GOOGLE LLC (20240296840). Text Injection For Training Auxiliary Tasks In Speech Recognition Models simplified abstract

From WikiPatents
Jump to navigation Jump to search

Text Injection For Training Auxiliary Tasks In Speech Recognition Models

Organization Name

GOOGLE LLC

Inventor(s)

Shaan Jagdeep Patrick Bijwadia of San Francisco CA (US)

Shuo-yiin Chang of Sunnyvale CA (US)

Tara N. Sainath of Jersey City NJ (US)

Weiran Wang of San Jose CA (US)

Zhong Meng of Mountain View CA (US)

Text Injection For Training Auxiliary Tasks In Speech Recognition Models - A simplified explanation of the abstract

This abstract first appeared for US patent application 20240296840 titled 'Text Injection For Training Auxiliary Tasks In Speech Recognition Models

The abstract describes a joint auxiliary task and automatic speech recognition (ASR) model that includes an encoder to process acoustic frames and generate higher-order feature representations, a multi-output hat decoder to generate speech recognition hypotheses and indicate auxiliary tokens, and a training process involving paired and unpaired data sets annotated with auxiliary tokens.

  • Encoder processes acoustic frames to generate higher-order feature representations
  • Multi-output hat decoder generates speech recognition hypotheses and indicates auxiliary tokens
  • Training process involves paired audio data with ground-truth auxiliary tokens and unpaired textual utterances with auxiliary tokens
  • Model is designed for joint auxiliary task and ASR applications
  • Utilizes a jeit training process for model training

Potential Applications: - Speech recognition systems - Language translation applications - Voice-controlled devices

Problems Solved: - Improving accuracy and efficiency of speech recognition - Enhancing performance of auxiliary tasks in conjunction with ASR models

Benefits: - Enhanced speech recognition capabilities - Improved accuracy in recognizing auxiliary task-related tokens - Increased efficiency in processing audio data

Commercial Applications: Title: Advanced Speech Recognition and Auxiliary Task Model for Enhanced Performance This technology can be utilized in various industries such as: - Telecommunications - Customer service - Healthcare for dictation and transcription purposes

Questions about the technology: 1. How does the model handle unpaired textual utterances in the training process? The model uses unpaired textual utterances annotated with ground-truth auxiliary tokens to improve performance in recognizing auxiliary task-related tokens.

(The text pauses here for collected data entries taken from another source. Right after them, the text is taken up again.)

template <int M>
__device__ __forceinline__ void svc_schur_patch(const SchurEpi& e, double* P, const double* lds, int i0, int j0, int row0, int col0,
                                                int lane) {
    constexpr int T_ = M * (M + 1) / 2, GS = svc_gstride(M);
    constexpr int QU = M <= 3 ? 2 : 1;
    const int N = e.N;
    const size_t Ns = (size_t)N;
    const double sigma2 = exp(e.tse[0]);
    const double* gt = lds + 8 * SCHUR_PATCH;
    const int lo = lane & 31, hi = lane >> 5;
    __builtin_amdgcn_wave_barrier();
#pragma unroll
    for (int pass = 0; pass < 2; ++pass) {
        if (pass == 1 && M == 2) break;
        const int r = (pass == 0 ? i0 : j0) + lo;
        if (r < N) {
            const double* __restrict__ Lr = e.Lv + (size_t)r * T_;
            const double xr = e.x[r], lr = e.ell[r];
            const double xr2 = xr * xr, lr2 = lr * lr;
            const double l00 = Lr[0];
            const double il2 = 1.0 / (l00 * l00);
#pragma unroll QU
            for (int q = 0; q < 16; ++q) {
                const int o = 2 * q + hi;
                const int il = pass == 0 ? lo : o, jl = pass == 0 ? o : lo;
                const int c = (pass == 0 ? j0 : i0) + o;
                if (pass == 0 ? (c > r || c >= N) : (c <= r || c >= N)) continue;
                const double* gc = gt + (pass == 0 ? c - col0 : 128 + c - row0) * GS;
                if (pass == 1 && M == 3) {
                    e.S[(size_t)c * e.ld + (Ns + r)] = P[il * 33 + jl];
                    continue;
                }
                const double xc = M <= 4 ? gc[M] : e.x[c], lc = M <= 4 ? gc[M + 1] : e.ell[c];
                const double dist = (xr2 + xc * xc) - 2.0 * (xr * xc);
                const double Aa = lr2 + lc * lc;
                double kv = sqrt(2.0 * (lr * lc) / Aa) * exp(-dist / Aa);
                if (r == c) kv = NMGP_JITTER + kv;
                const double nai = P[il * 33 + jl];
                if (pass == 0) {
                    svc_schur_entries<M, true>(e, sigma2, r, Lr, il2, c, kv, nai, gc);
                    if (M == 3 && c < r) {
                        const double* Lc = e.Lv + (size_t)c * T_;
                        P[il * 33 + jl] = svc_schur_value<M>(sigma2, 2, 1, false, Lc, gc[M - 1], Lr, kv, nai, gt[(128 + r - row0) * GS]);
                    }
                } else {
                    svc_schur_entries<M, false>(e, sigma2, r, Lr, il2, c, kv, nai, gc);
                }
            }
        }
        __builtin_amdgcn_wave_barrier();
    }
}

template <int M>
__device__ __forceinline__ void svc_schur_yrow(const SchurEpi& e, int i) {
    constexpr int T = M * (M + 1) / 2;
    if (i >= e.N) return;
    const size_t Ns = (size_t)e.N;
    const int n1 = (M - 1) * e.N;
    const double sigma2 = exp(e.tse[0]);
    const double* Li = e.Lv + (size_t)i * T;
    const double l00 = Li[0];
    const double il2 = 1.0 / (l00 * l00);
    const double vi = e.y[i] / l00;
    const double r = vi - (sigma2 * il2) * e.u[i];
#pragma unroll
    for (int a = 1; a < M; ++a) e.S[((size_t)(a - 1) * Ns + i) * e.ld + n1] = e.y[(size_t)a * Ns + i] - Li[a * (a + 1) / 2] * r;
}

template <int SM = 0>
__device__ __forceinline__ void syrk_tile_fast(const double* __restrict__ A, int lda, double* __restrict__ C, int ldc, int K,
                                               int row0, int col0, bool diag, int kt0, bool beta0, int ncw, int yrow,
                                               int nyr, double* sA0, double* sB0, bool skip00 = false,
                                               int* __restrict__ finfo = nullptr, int fgoff = 0, bool mirror = false,
                                               int fresh0 = 0x7fffffff, const SchurEpi* se = nullptr) {
    constexpr int BK = 16;
    constexpr int SBUF = BK * SY_LD;
    const int tid = threadIdx.x, lane = tid & 63, w = tid >> 6;
    const int wi = w & 1, wj = w >> 1;
    const int l15 = lane & 15, l4 = lane >> 4;
    const int rp = tid & 63, cg = tid >> 6;
    const int offA = (cg * lda + row0 + 2 * rp) * 8, offB = (cg * lda + col0 + 2 * rp) * 8;
    const __amdgpu_buffer_rsrc_t rsrc = __builtin_amdgcn_make_buffer_rsrc((void*)A, 0, 0x7fffffff, 0x00020000);
    const int gstep = BK * lda * 8, ghalf = 8 * lda * 8;
    int soff = kt0 * gstep;
    const bool has_y = diag && yrow >= 0;
    const bool ywave = has_y && wi == 0 && wj >= 2;
    const int offY = ((tid & 15) * lda + yrow + (tid >> 4)) * 8;
    double* sY = sB0;
    v4i ra0, ra1, rb0, rb1;
    double ry = 0.0;
    auto gload = [&]() {
        ra0 = __builtin_amdgcn_raw_buffer_load_b128(rsrc, offA, soff, 0);
        ra1 = __builtin_amdgcn_raw_buffer_load_b128(rsrc, offA, soff + ghalf, 0);
        if (!diag) {
            rb0 = __builtin_amdgcn_raw_buffer_load_b128(rsrc, offB, soff, 0);
            rb1 = __builtin_amdgcn_raw_buffer_load_b128(rsrc, offB, soff + ghalf, 0);
        }
        if (has_y && tid < 16 * nyr) {
            typedef int v2i __attribute__((ext_vector_type(2)));
            const v2i t2 = __builtin_amdgcn_raw_buffer_load_b64(rsrc, offY, soff, 0);
            ry = __builtin_bit_cast(double, t2);
        }
        soff += gstep;
    };
    double* wA = sA0 + cg * SY_LD + 2 * rp;
    double* wB = sB0 + cg * SY_LD + 2 * rp;
    auto sstore = [&](int buf) {
        *reinterpret_cast<v4i*>(wA + buf * SBUF) = ra0;
        *reinterpret_cast<v4i*>(wA + buf * SBUF + 8 * SY_LD) = ra1;
        if (!diag) {
            *reinterpret_cast<v4i*>(wB + buf * SBUF) = rb0;
            *reinterpret_cast<v4i*>(wB + buf * SBUF + 8 * SY_LD) = rb1;
        }
        if (has_y && tid < 16 * nyr) sY[buf * 256 + tid] = ry;
    };
    const bool active = !(diag && (wi * 64 + 63 < wj * 32)) && (wj * 32 < ncw) && !(skip00 && wi == 0 && wj < 2);
    const int nk = K / BK;
    gload();
    v4d acc[2][2][2];
    if (active) {
        const int rw0 = __builtin_amdgcn_readfirstlane(row0 + wi * 64);
        const bool wload = !beta0 && rw0 < fresh0;
#pragma unroll
        for (int p = 0; p < 2; ++p) {
            const int i = row0 + wi * 64 + 32 * p + 2 * l15;
            const bool old = i < fresh0;
#pragma unroll
            for (int tj = 0; tj < 2; ++tj)
#pragma unroll
                for (int r = 0; r < 4; ++r) {
                    const int j = col0 + wj * 32 + 2 * (l4 + 4 * r) + tj;
                    double2 c = make_double2(0.0, 0.0);
                    if (wload && old) c = *reinterpret_cast<const double2*>(&C[(size_t)j * ldc + i]);
                    acc[p][0][tj][r] = -c.x;
                    acc[p][1][tj][r] = -c.y;
                }
        }
    }
    if (ywave) {
#pragma unroll
        for (int u = 0; u < 2; ++u)
#pragma unroll
            for (int t = 0; t < 2; ++t)
#pragma unroll
                for (int r = 0; r < 4; ++r) {
                    const int j = col0 + 64 * (wj - 2) + 32 * u + 2 * (l4 + 4 * r) + t;
                    acc[u][0][t][r] = (l15 < nyr && yrow + l15 < fresh0) ? -C[(size_t)j * ldc + yrow + l15] : 0.0;
                }
    }
    sstore(0);
    __syncthreads();
    const double* rA = sA0 + wi * 64 + 2 * l15 + l4 * SY_LD;
    const double* rB = (diag ? sA0 : sB0) + wj * 32 + 2 * l15 + l4 * SY_LD;
    auto compute = [&](int buf) {
        const double* tA = rA + buf * SBUF;
        const double* tB = rB + buf * SBUF;
        v2d fa[2], fb, na[2], nb;
        fa[0] = *reinterpret_cast<const v2d*>(tA);
        fa[1] = *reinterpret_cast<const v2d*>(tA + 32);
        fb = *reinterpret_cast<const v2d*>(tB);
#pragma unroll
        for (int kk = 0; kk < BK / 4; ++kk) {
            if (kk + 1 < BK / 4) {
                na[0] = *reinterpret_cast<const v2d*>(tA + (kk + 1) * 4 * SY_LD);
                na[1] = *reinterpret_cast<const v2d*>(tA + (kk + 1) * 4 * SY_LD + 32);
                nb = *reinterpret_cast<const v2d*>(tB + (kk + 1) * 4 * SY_LD);
            }
#pragma unroll
            for (int tj = 0; tj < 2; ++tj)
#pragma unroll
                for (int p = 0; p < 2; ++p)
#pragma unroll
                    for (int sx = 0; sx < 2; ++sx)
                        acc[p][sx][tj] = __builtin_amdgcn_mfma_f64_16x16x4f64(fb[tj], fa[p][sx], acc[p][sx][tj], 0, 0, 0);
            if (kk + 1 < BK / 4) {
                fa[0] = na[0];
                fa[1] = na[1];
                fb = nb;
            }
        }
    };
    const double* rY = sA0 + 64 * (wj - 2) + 2 * l15 + l4 * SY_LD;
    const int yz = (l15 < nyr) ? yrow + l15 - fresh0 - l4 : 0x7fffffff;
    auto compute_y = [&](int buf, int kb) {
        const double* tB = rY + buf * SBUF;
        const double* ty = sY + buf * 256 + l15 * 16 + l4;
#pragma unroll
        for (int kk = 0; kk < BK / 4; ++kk) {
            const v2d f0 = *reinterpret_cast<const v2d*>(tB + kk * 4 * SY_LD);
            const v2d f1 = *reinterpret_cast<const v2d*>(tB + kk * 4 * SY_LD + 32);
            const double yv = ty[4 * kk];
            const double fy = (kb + 4 * kk >= yz) ? yv : 0.0;
            acc[0][0][0] = __builtin_amdgcn_mfma_f64_16x16x4f64(f0[0], fy, acc[0][0][0], 0, 0, 0);
            acc[0][0][1] = __builtin_amdgcn_mfma_f64_16x16x4f64(f0[1], fy, acc[0][0][1], 0, 0, 0);
            acc[1][0][0] = __builtin_amdgcn_mfma_f64_16x16x4f64(f1[0], fy, acc[1][0][0], 0, 0, 0);
            acc[1][0][1] = __builtin_amdgcn_mfma_f64_16x16x4f64(f1[1], fy, acc[1][0][1], 0, 0, 0);
        }
    };
    for (int kt = kt0; kt < nk; kt += 2) {
        gload();
        if (active) compute(0);
        else if (ywave) compute_y(0, kt * BK);
        sstore(1);
        __syncthreads();
        if (kt + 2 < nk) gload();
        if (active) compute(1);
        else if (ywave) compute_y(1, kt * BK + BK);
        if (kt + 2 < nk) sstore(0);
        __syncthreads();
    }
    if constexpr (SM > 0) {
        svc_schur_gtable<SM>(*se, sA0, row0, col0, tid);
        if (active) {
            double* P = sA0 + w * SCHUR_PATCH;
#pragma unroll
            for (int p = 0; p < 2; ++p) {
#pragma unroll
                for (int sx = 0; sx < 2; ++sx)
#pragma unroll
                    for (int tj = 0; tj < 2; ++tj)
#pragma unroll
                        for (int r = 0; r < 4; ++r) P[(2 * l15 + sx) * 33 + 2 * (l4 + 4 * r) + tj] = -acc[p][sx][tj][r];
                svc_schur_patch<SM>(*se, P, sA0, row0 + wi * 64 + 32 * p, col0 + wj * 32, row0, col0, lane);
            }
        }
        if (diag && wj == 0) svc_schur_yrow<SM>(*se, row0 + wi * 64 + lane);
        return;
    }
    if (ywave && l15 < nyr) {
#pragma unroll
        for (int u = 0; u < 2; ++u)
#pragma unroll
            for (int t = 0; t < 2; ++t)
#pragma unroll
                for (int r = 0; r < 4; ++r) {
                    const int j = col0 + 64 * (wj - 2) + 32 * u + 2 * (l4 + 4 * r) + t;
                    C[(size_t)j * ldc + yrow + l15] = -acc[u][0][t][r];
                }
    }
    const bool fowner = finfo != nullptr && wi == 0 && wj < 2;
    if (active && !fowner) {
#pragma unroll
    for (int p = 0; p < 2; ++p)
#pragma unroll
        for (int tj = 0; tj < 2; ++tj)
#pragma unroll
            for (int r = 0; r < 4; ++r) {
                const int i = row0 + wi * 64 + 32 * p + 2 * l15;
                const int j = col0 + wj * 32 + 2 * (l4 + 4 * r) + tj;
                if (diag && j > i + 1) continue;
                double2 c;
                c.x = -acc[p][0][tj][r];
                c.y = -acc[p][1][tj][r];
                if (diag && j == i + 1) C[(size_t)j * ldc + i + 1] = c.y;
                else *reinterpret_cast<double2*>(&C[(size_t)j * ldc + i]) = c;
            }
    }
    if (mirror && active) {
        double* T = sA0 + w * (32 * 33);
        const int jl = lane & 31, ih = lane >> 5;
#pragma unroll
        for (int p = 0; p < 2; ++p) {
#pragma unroll
            for (int sx = 0; sx < 2; ++sx)
#pragma unroll
                for (int tj = 0; tj < 2; ++tj)
#pragma unroll
                    for (int r = 0; r < 4; ++r) T[(2 * l15 + sx) * 33 + 2 * (l4 + 4 * r) + tj] = -acc[p][sx][tj][r];
            const int rowm = col0 + wj * 32 + jl;
#pragma unroll
            for (int q = 0; q < 16; ++q) {
                const int il = 2 * q + ih;
                const int colm = row0 + wi * 64 + 32 * p + il;
                const double v = T[il * 33 + jl];
                if (colm > rowm) C[(size_t)colm * ldc + rowm] = v;
            }
        }
    }
    if (finfo != nullptr) syrk_fused_first_block(sA0, acc, fowner, wj, C, ldc, finfo, fgoff);
}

2. What are the key components of the encoder in processing acoustic frames? The encoder receives a sequence of acoustic frames and generates higher-order feature representations for each frame, enhancing the model's ability to recognize speech patterns.


Original Abstract Submitted

a joint auxiliary task and asr model includes an encoder to receive a sequence of acoustic frames and generate, at each of a plurality of output steps, a higher-order feature representation for a corresponding acoustic frame. the model also includes a multi-output hat decoder to generate at each of the plurality of output steps a probability distribution over possible speech recognition hypotheses, and an indication of whether the output step corresponds to an auxiliary token associated with a particular auxiliary task. the model is trained by a jeit training process based on: a paired training data set including paired audio data and transcriptions, the transcriptions annotated with ground-truth auxiliary tokens associated with the particular auxiliary task; and an unpaired training data set including textual utterances not paired with any corresponding audio data, the textual utterances annotated with the ground-truth auxiliary tokens associated with the particular auxiliary task.